Not you. Not you. You…you’re hired!

1/28/2011 11:12:42 AM
By PSN Staff

by John Sciacca

Employees. I’ve got 'em, you’ve got 'em. And while you may sometimes feel like you can’t live with 'em, a successful company definitely can’t live without 'em. (At least until the day that Cyberdyne Systems finally delivers on the cyborg promise. Of course, then you may have some wrongful termination suits of a different flavor…) But finding, hiring, and keeping good employees has always been a trick for this industry.  Right now there is no shortage of people out there looking for work. But you don’t want to hire just any person into your fold. A bad hire can do more damage than just lost time and wages in training; it can harm your company’s rep. So, how do you cull the good ones from the bad ones?

I’ve been in this industry for nearly 14 years now, and in that time, I have seen my fair share of people come and go from our company. Some forcibly ejected where you think, “Holy crap! What was I thinking when I hired that guy?!” Others where it’s more a, “It’s just not working out. It’s not you, it’s me. But, O.K., it’s really you,” break-up. And others that move on of their own accord when the job just wasn’t right. We’ve hired people that had no industry experience, people with a construction background, people with backgrounds in “live” sound, CEDIA guys from other companies, and ex-Best Buy, Circuit City, and Bose employees.

Prior to a hire, we try we sit down and have a fairly lengthy interview, trying to ascertain who they are, what they know, and whether they will mesh with our company. I even have a 20-question “test” that I have them complete to establish their knowledge of this industry. And it doesn’t matter how people are dressed, how they handle the interview or even if they ace — though no one has — the test. Over the years, I’ve managed to identify the one criterion which seems to have the highest margin of success for finding an employee that is going to be around — and successful — for the long haul. And it can be boiled down to a single question:

“Do you have a home theater system of your own?”

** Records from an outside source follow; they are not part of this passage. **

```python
FLAG_NO_GRAPH, FLAG_VALU_GEMM, FLAG_NO_DAC, FLAG_NO_PARLER, FLAG_DEQUANT_Q, FLAG_DAC_F32 = 1, 2, 4, 8, 16, 32
KCLASSES = ["embed", "ln", "gemm_qkv", "attn_self", "gemm_attn_out", "gemm_cross_q", "attn_cross", "gemm_cross_out", "gemm_fc1",
            "gemm_fc2", "gemm_heads", "sample", "gemm_other", "dac_embed", "dac_conv7", "dac_conv1", "dac_convt", "dac_final", "dac_resunit", "kokoro_conv_mfma"]


class HipError(RuntimeError):
    pass


class Desc(C.Structure):
    _fields_ = [
        ("struct_size", C.c_uint32),
        ("hidden_size", C.c_uint32), ("n_layers", C.c_uint32), ("n_attn_heads", C.c_uint32),
        ("n_output_heads", C.c_uint32), ("output_vocab_size", C.c_uint32), ("max_ctx_length", C.c_uint32),
        ("n_encode_length", C.c_uint32), ("use_cross_attn", C.c_uint32),
# ... 35 lines not shown
        (n, C.c_float) for n in ("attn_scale", "upsample_scale", "sample_rate", "sin_amp", "noise_std", "voice_threshold")] + [
        ("up_stride", C.c_uint32 * 4), ("up_padding", C.c_uint32 * 4), ("noise_stride", C.c_uint32 * 4), ("noise_padding", C.c_uint32 * 4),
        ("res_padding", (C.c_uint32 * 3) * 16), ("res_dilation", (C.c_uint32 * 3) * 16), ("noise_res_padding", (C.c_uint32 * 3) * 4),
        ("noise_res_dilation", (C.c_uint32 * 3) * 4), ("flags", C.c_uint32)]


class KStat(C.Structure):
    _fields_ = [("ms_total", C.c_double), ("launches", C.c_uint64), ("bytes_total", C.c_double), ("flops_total", C.c_double)]


EXPORTS = [
    "tts_hip_device_count", "tts_hip_create", "tts_hip_destroy", "tts_hip_last_error", "tts_hip_version",
    "tts_hip_upload", "tts_hip_arena_bytes", "tts_hip_finalize", "tts_hip_arena_ptr", "tts_hip_arena_filled",
    "tts_hip_parler_set_text_encoding", "tts_hip_parler_reset", "tts_hip_parler_prefill", "tts_hip_parler_prefill_batch", "tts_hip_parler_step",
    "tts_hip_parler_step_greedy", "tts_hip_parler_generate_greedy", "tts_hip_parler_generate_sampled", "tts_hip_sample_logits",
    "tts_hip_t5_create", "tts_hip_t5_encode", "tts_hip_t5_output_size", "tts_hip_snac_create", "tts_hip_snac_decode", "tts_hip_orpheus_create", "tts_hip_orpheus_decode", "tts_hip_orpheus_step_batch", "tts_hip_orpheus_generate_batch", "tts_hip_orpheus_generate_greedy", "tts_hip_orpheus_generate_sampled", "tts_hip_orpheus_sample_logits", "tts_hip_dia_create", "tts_hip_dia_encode", "tts_hip_dia_step", "tts_hip_dia_encode_slot", "tts_hip_dia_step_batch", "tts_hip_dia_generate", "tts_hip_kokoro_create", "tts_hip_kokoro_durations", "tts_hip_kokoro_generate", "tts_hip_dac_decode", "tts_hip_dac_decode_batch", "tts_hip_debug_read",
    "tts_hip_set_debug", "tts_hip_profile", "tts_hip_profile_get", "tts_hip_kclass_name", "tts_hip_stream",
    "tts_hip_synchronize", "tts_hip_dac_arith", "tts_hip_broadcast_weights", "tts_hip_comm_unique_id", "tts_hip_broadcast_weights_rank", "tts_hip_tune",
    "tts_hip_parler_stream_begin", "tts_hip_parler_stream_admit", "tts_hip_parler_stream_run", "tts_hip_parler_stream_collect", "tts_hip_parler_stream_end",
    "tts_hip_parler_gen_begin", "tts_hip_parler_gen_launch", "tts_hip_parler_gen_wait", "tts_hip_dac_halo_frames", "tts_hip_dac_decode_windows",
    "tts_hip_snac_halo_frames", "tts_hip_snac_decode_windows", "tts_hip_snac_decode_windows_begin", "tts_hip_snac_decode_windows_end",
    "tts_hip_orpheus_gen_begin", "tts_hip_orpheus_gen_launch", "tts_hip_orpheus_gen_wait",
    "tts_hip_orpheus_stream_begin", "tts_hip_orpheus_stream_admit", "tts_hip_orpheus_stream_run", "tts_hip_orpheus_stream_collect", "tts_hip_orpheus_stream_end",
    "tts_hip_orpheus_sample_logits_rows",
    "tts_hip_orpheus_stream_begin_mixed", "tts_hip_orpheus_stream_admit_mixed", "tts_hip_orpheus_sample_logits_rows_mixed",
    "tts_hip_dia_gen_begin", "tts_hip_dia_gen_launch", "tts_hip_dia_gen_wait",
    "tts_hip_dia_stream_begin", "tts_hip_dia_stream_admit", "tts_hip_dia_stream_run", "tts_hip_dia_stream_collect", "tts_hip_dia_stream_end",
    "tts_hip_dia_stream_launch", "tts_hip_dia_stream_wait", "tts_hip_dia_stream_drop",
]

class Sampling(C.Structure):
# ... 59 lines not shown
    L.tts_hip_dia_create.argtypes = [C.c_int, C.POINTER(DiaDesc)]
    L.tts_hip_dia_encode.argtypes = [vp, u32p, C.c_uint32, f32p]
    L.tts_hip_dia_step.argtypes = [vp, u32p, C.c_uint32, f32p, f32p]
    L.tts_hip_dia_encode_slot.argtypes = [vp, C.c_uint32, u32p, C.c_uint32, f32p]
    L.tts_hip_dia_step_batch.argtypes = [vp, C.c_uint32, u32p, u32p, u32p, f32p, f32p]
    L.tts_hip_dia_generate.argtypes = [vp, C.c_uint32, C.c_uint32, C.POINTER(DiaCodes), C.POINTER(Sampling), f32p, u32p, u32p]
    L.tts_hip_snac_create.restype = vp
    L.tts_hip_snac_create.argtypes = [C.c_int, C.POINTER(SnacDesc)]
    L.tts_hip_snac_decode.argtypes = [vp, u32p, C.c_uint32, f32p, f32p]
    L.tts_hip_t5_create.restype = vp
    L.tts_hip_t5_create.argtypes = [C.c_int, C.POINTER(T5Desc)]
    L.tts_hip_t5_encode.argtypes = [vp, u32p, C.c_uint32, f32p]
    L.tts_hip_t5_output_size.argtypes = [vp]
    L.tts_hip_dac_decode.argtypes = [vp, u32p, C.c_uint32, f32p]
    L.tts_hip_dac_decode_batch.argtypes = [vp, u32p, u32p, C.c_uint32, f32p]
    L.tts_hip_debug_read.argtypes = [vp, C.c_char_p, f32p, C.c_size_t]
    L.tts_hip_debug_read.restype = C.c_int64
    L.tts_hip_set_debug.argtypes = [vp, C.c_int]
    L.tts_hip_profile.argtypes = [vp, C.c_int]
    L.tts_hip_profile_get.argtypes = [vp, C.c_int, C.POINTER(KStat)]
    L.tts_hip_kclass_name.argtypes = [C.c_int]
    L.tts_hip_kclass_name.restype = C.c_char_p
    L.tts_hip_stream.argtypes = [vp]
    L.tts_hip_stream.restype = vp
    L.tts_hip_synchronize.argtypes = [vp]
    L.tts_hip_tune.argtypes = [vp, C.c_char_p, C.c_int]
    L.tts_hip_parler_stream_begin.argtypes = [vp, C.c_uint32, C.c_uint32, C.c_uint32, C.c_uint32, C.POINTER(Sampling)]
    L.tts_hip_parler_stream_admit.argtypes = [vp, C.c_uint32, u32p, u32p, u32p, f32p]
    L.tts_hip_parler_stream_run.argtypes = [vp, C.c_uint32, u32p, u32p, u32p]
    L.tts_hip_parler_stream_collect.argtypes = [vp, C.c_uint32, C.c_uint32, u32p]
# ... 927 lines not shown
```

tts.cpp_amd/host/parler_runner.cpp:

```cpp
#include "parler_runner.h"

#include <algorithm>
#include <cstdlib>
#include <cstring>

#include "gguf.h"

parler_model_loader::parler_model_loader() : tts_model_loader{"parler-tts"} {}
const parler_model_loader parler_loader{};
void parler_register() {}

static parler_hparams read_hparams(const gguf_file & m) {
    parler_hparams hp;
    if (!m.get_u32({"parler-tts.decoder.encode_length", "encode_length"}, hp.n_encode_length))
        TTS_ABORT("key 'parler-tts.decoder.encode_length' must be specified in gguf file.\n");
    m.get_u32({"parler-tts.decoder.hidden_size", "hidden_size"}, hp.hidden_size);
    m.get_u32({"parler-tts.decoder.output_heads", "output_heads"}, hp.n_output_heads);
    m.get_u32({"parler-tts.decoder.context_length", "ctx_length"}, hp.max_ctx_length);
    m.get_u32({"parler-tts.decoder.attention.head_count", "attn_heads"}, hp.n_attn_heads);
    m.get_u32({"parler-tts.decoder.out_vocab_size", "out_vocab_size"}, hp.output_vocab_size);
    m.get_u32({"parler-tts.decoder.audio_vocab_size", "audio_vocab_size"}, hp.audio_vocab_size);
    m.get_u32({"parler-tts.decoder.max_generation", "max_generation"}, hp.max_generation_size);
    m.get_u32({"parler-tts.decoder.num_hidden_layers", "num_hidden_layers"}, hp.n_layers);
    m.get_u32({"audio.bos_token_id", "bos_token_id"}, hp.bos_token_id);
// ... 343 lines not shown
                go = hook->emit();
            }
        }
    }
    if (hook && go) {
        finished.assign(n, true);
        hook->plan(toks, finished);
        (void) hook->emit();
    }
    return toks;
}

std::vector<tts_response> parler_runner::decode_frames(const std::vector<uint32_t> & codes, const std::vector<uint32_t> & frames) {
    size_t total = 0;
    for (uint32_t f : frames) total += (size_t) f * hp.up_sampling_factor;
    pcm.assign(total, 0.0f);
    if (total) hip_check(tts_hip_dac_decode_batch(ctx, codes.data(), frames.data(), (uint32_t) frames.size(), pcm.data()), "tts_hip_dac_decode_batch");
    std::vector<tts_response> audio(frames.size());
    size_t off = 0;
    for (size_t i = 0; i < frames.size(); i++) {
        audio[i].data = pcm.data() + off;
        audio[i].n_outputs = (size_t) frames[i] * hp.up_sampling_factor;
        off += audio[i].n_outputs;
    }
    return audio;
}

void parler_runner::generate(const char * sentence, tts_response & output, const generation_configuration & config) {
    std::vector<uint32_t> prompt, codes;
    output.data = nullptr;
    output.n_outputs = 0;
// ... 152 lines not shown
```

Measured before the change: 995.3.

## Double-buffer DAC codec passes so a pass launches before the previous is collected

Replaces the synchronous per-group DAC decode with a two-slot pass ring. Each group's codes and frame counts are staged into a pinned host image. PCM goes to per-slot device and pinned host buffers, with an event per slot. A caller can enqueue the next group's kernels while the previous pass's PCM is still being copied back and unpacked, and it releases the shared pass lock sooner so other callers can hand over faster. The cost is more device and pinned memory, plus a more complex locking and slot lifecycle that needs its own test harness. The runner also stops zero-filling the PCM buffer on every call.

Measured after the change: 997.3, median of 4. About the same (+0.2%).

```diff
diff --git a/include/tts_hip.h b/include/tts_hip.h
--- a/include/tts_hip.h
+++ b/include/tts_hip.h
@@ -251,6 +251,8 @@
 int tts_hip_dac_halo_frames(const tts_hip_desc *desc);
 int tts_hip_dac_decode_windows(tts_hip_ctx *ctx, const uint32_t *codes, const uint32_t *frames, const uint32_t *keep0, const uint32_t *keep1,
                                uint32_t n, float *pcm_out);
+
+int tts_hip_dac_passes_in_flight(int device);
 
 int64_t tts_hip_debug_read(tts_hip_ctx *ctx, const char *what, float *out, size_t max_floats);
 int     tts_hip_set_debug(tts_hip_ctx *ctx, int on);
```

I know, it’s ridiculously simple, but it has been amazingly prescient. And if tossed out amongst a barrage of other questions, “So, do you have a home theater system?” it has always elicited an honest answer. (And, seriously, if you lie to me and just say, “Yes, I have a home theater,” I have so many follow up questions drilling down into the black gold of the truth — tell me about your gear, how is it connected, how do you have this configured, what do you like about that piece, etc. — that I would shortly ferret you out. And when your lies don’t match up with what you told me, well, I ain’t gonna hire me no liars.) Amongst my current staff, the employee that has been with our company the least amount of time is five years. And every one of them answered “Yes” to the theater system litmus test.

Why is this determiner so successful? Because it demonstrates passion. When someone loves what they do, they are going to be more successful at it. They’re going to come in on the days when they don’t feel like it, they’re going to take more pride in what they do, and they’re going to have a natural level of enthusiasm that just can’t be faked. Let’s be honest; being an installer, designer, sales person, or whatever isn’t the most glamorous career choice. Trust me, I would far rather be an aloof writer living in a rustic European villa sipping red wine all day. Or a Lamborghini test driver. But if someone is doing it because they just love this industry — love it so much that they are actively involved and enjoying the end result of it even at home off the clock on their own time — then that person is far more likely to be successful. They are more likely to stay up with changes in technology, more likely to look for ways to better their install practices, and more likely to keep pushing themselves to deliver a better finished product.

Now, I’m sure that this holds true in the pro sound and commercial AV worlds as well. If you have an employee that is in a band, or that runs a PA, or likes to DJ at parties, being involved — being passionate — about what you do rather than just having a “this is my job” attitude, is going to separate the winners from the losers.

Now, it’s certainly true that you can have terrific employees who couldn’t care a whit about movies or surround sound or home theater. No doubt, there are tons of them out there. But I imagine that if you look at your staff, and yourself as well, the best amongst them will have home theater systems of their own. Add that question to your next round of interviewing and see if you don’t find your next employee of the year.